SOURCE DATA:

# lyndonchan/wsss-analysis

Measured on AMD Instinct MI355X. Metric: images/sec CAM+CRF pseudo-labels, VOC2012 321x321, higher is better.
Workload: dtype f16x3; 1 GPU; resnet50 CAM + dense-CRF (M=21, 10 mean-field iters), 321x321, batch 32 images (=64 samples) per GPU, image-sharded; batch_images=32, num_classes=20, parallelism=image-sharded x1, no collective, steps_per_rank=243

## Files before the change

### include/wsscam.h

```cpp
#ifndef WSSCAM_H
#define WSSCAM_H

#include <stddef.h>
#include <stdint.h>

#ifdef __cplusplus
extern "C" {
#endif

#define WSC_VERSION 100

typedef enum wsc_status {
    WSC_OK = 0,
    WSC_ERR_INVALID = -1,
    WSC_ERR_NO_DEVICE = -2,
    WSC_ERR_HIP = -3,
    WSC_ERR_MISSING_KEY = -4,
    WSC_ERR_SHAPE = -5,
    WSC_ERR_NOMEM = -6,
    WSC_ERR_KEY_RANGE = -7,
    WSC_ERR_CAPACITY = -8,
    WSC_ERR_RANGE = -9
} wsc_status;

// ... 163 lines not shown

int wsc_hsn_gradcam_post(wsc_ctx *ctx, const float *cams_nhwc_dev, int B, int h, int w, int C, int S,
                         const float *gate_dev, float *out_dev, int out_channels, int out_first);
int wsc_hsn_voc_background(wsc_ctx *ctx, const float *Hbg_dev, int B, int Cb, int N, float *y_dev, int Ctot);
int wsc_hsn_class_mass(wsc_ctx *ctx, const float *maps_dev, int n_maps, int N, uint32_t *mass_dev);
int wsc_hsn_background(wsc_ctx *ctx, const uint8_t *rgb_dev, int B, int H, int W, int Ho, int Wo, double *bg_dev);
int wsc_cam_adp_modify(wsc_ctx *ctx, const float *cam_dev, int B, int n_sc, int C, int hw, const double *bg_dev, int mode,
                       const int32_t *use_host, int n_use, const int32_t *adipose_host, int n_adip, const int32_t *exc_host,
                       int n_exc, float *out_dev);
int wsc_hsn_cs_gradcam(wsc_ctx *ctx, const float *H_dev, int B, int C_all, int N, const double *bg_dev,
                       const int32_t *src_of_valid_host, int Cv, int bg_ind, int other_ind,
                       const int32_t *exception_inds_host, int n_exc, const int32_t *adipose_src_host, int n_adip,
                       float *cs_dev, float *y_dev, uint32_t *mass_dev);
int wsc_hsn_gather_unary(wsc_ctx *ctx, const float *maps_dev, const int64_t *chan_off_host, int n_chan, int N,
                         float *unary_dev);


int wsc_crf_create(wsc_ctx *ctx, const uint8_t *rgb_dev, int B, int H, int W, float g_sxy,
                   float bi_sxy, float bi_srgb, wsc_crf **out);
void wsc_crf_destroy(wsc_crf *crf);
int wsc_crf_lattice_sizes(wsc_ctx *ctx, const wsc_crf *crf, int32_t *v_gauss_host,
                          int32_t *v_bilat_host);
int wsc_crf_gaussian_on_chip(const wsc_crf *crf, int M);

int wsc_crf_inference(wsc_ctx *ctx, wsc_crf *crf, const float *unary_dev, int M, float g_compat,
                      float bi_compat, int n_iters, float *q_dev, int32_t *argmax_dev);
int wsc_crf_inference_pm(wsc_ctx *ctx, wsc_crf *crf, const float *unary_pm_dev, int M, float g_compat,
                         float bi_compat, int n_iters, float *q_dev, int32_t *argmax_dev);

int wsc_crf_v_create(wsc_ctx *ctx, const uint8_t *const *rgb_dev, const int32_t *hw_host , int B, float g_sxy,
                     float bi_sxy, float bi_srgb, wsc_crf_v **out);
void wsc_crf_v_destroy(wsc_crf_v *crf);
int wsc_crf_v_num_groups(const wsc_crf_v *crf);
int wsc_crf_v_inference(wsc_ctx *ctx, wsc_crf_v *crf, const float *const *unary_dev, const int32_t *M_host, float g_compat,
                        float bi_compat, int n_iters, float *const *q_dev, int32_t *const *argmax_dev);

#ifdef __cplusplus
}
#endif
#endif
```

### wsss-analysis_amd/csrc/crf.hip

```cpp
#include "common.h"

#include <atomic>
#include <cmath>
#include <cstring>
#include <memory>

namespace {

constexpr unsigned long long EMPTY_KEY = 0xFFFFFFFFFFFFFFFFull;
typedef float f32x2_t __attribute__((ext_vector_type(2)));

struct LatticeDev {
    int d = 0;
    int rep = 1;
    int rows = 0;
    int32_t *offset = nullptr;
    float *bary = nullptr;
    float *norm = nullptr;
    int2 *nbr = nullptr;
    int32_t *tslot_start = nullptr;
    int2 *slot_desc = nullptr;
    float *tent_w = nullptr;
    uint8_t *tent_p = nullptr;
    int32_t *row_slot_start = nullptr;
    int n_tiles = 0, n_slots = 0;
    bool sorted_dest = false;
    long long n_pix = 0;
    int M_cur = 0;
// ... 1628 lines not shown
                uint2 en[3];
                f32x4_t in[3];
#pragma unroll
                for (int jj = 0; jj < 3; ++jj) en[jj] = le[min(i + jj, n - 1)];
#pragma unroll
                for (int jj = 0; jj < 3; ++jj) in[jj] = stage[en[jj].x + l];
#pragma unroll
                for (int jj = 0; jj < 3; ++jj) {
                    const float w = i + jj < n ? __uint_as_float(en[jj].y) : 0.f;
                    const f32x2_t w2 = {w, w}, lo = {in[jj][0], in[jj][1]}, hi = {in[jj][2], in[jj][3]};
                    a01 = __builtin_elementwise_fma(w2, lo, a01);
                    a23 = __builtin_elementwise_fma(w2, hi, a23);
                }
            }
            const f32x4_t acc = {a01[0], a01[1], a23[0], a23[1]};
            if (ok) part[(unsigned)d.y * (unsigned)LP + l] = acc;
        }
        __syncthreads();
    }
}
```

AIM OF THE TASK:
Every line above with the string "unsigned" in it needs to be copied.

RESPONSE BOX:
constexpr unsigned long long EMPTY_KEY = 0xFFFFFFFFFFFFFFFFull;
            if (ok) part[(unsigned)d.y * (unsigned)LP + l] = acc;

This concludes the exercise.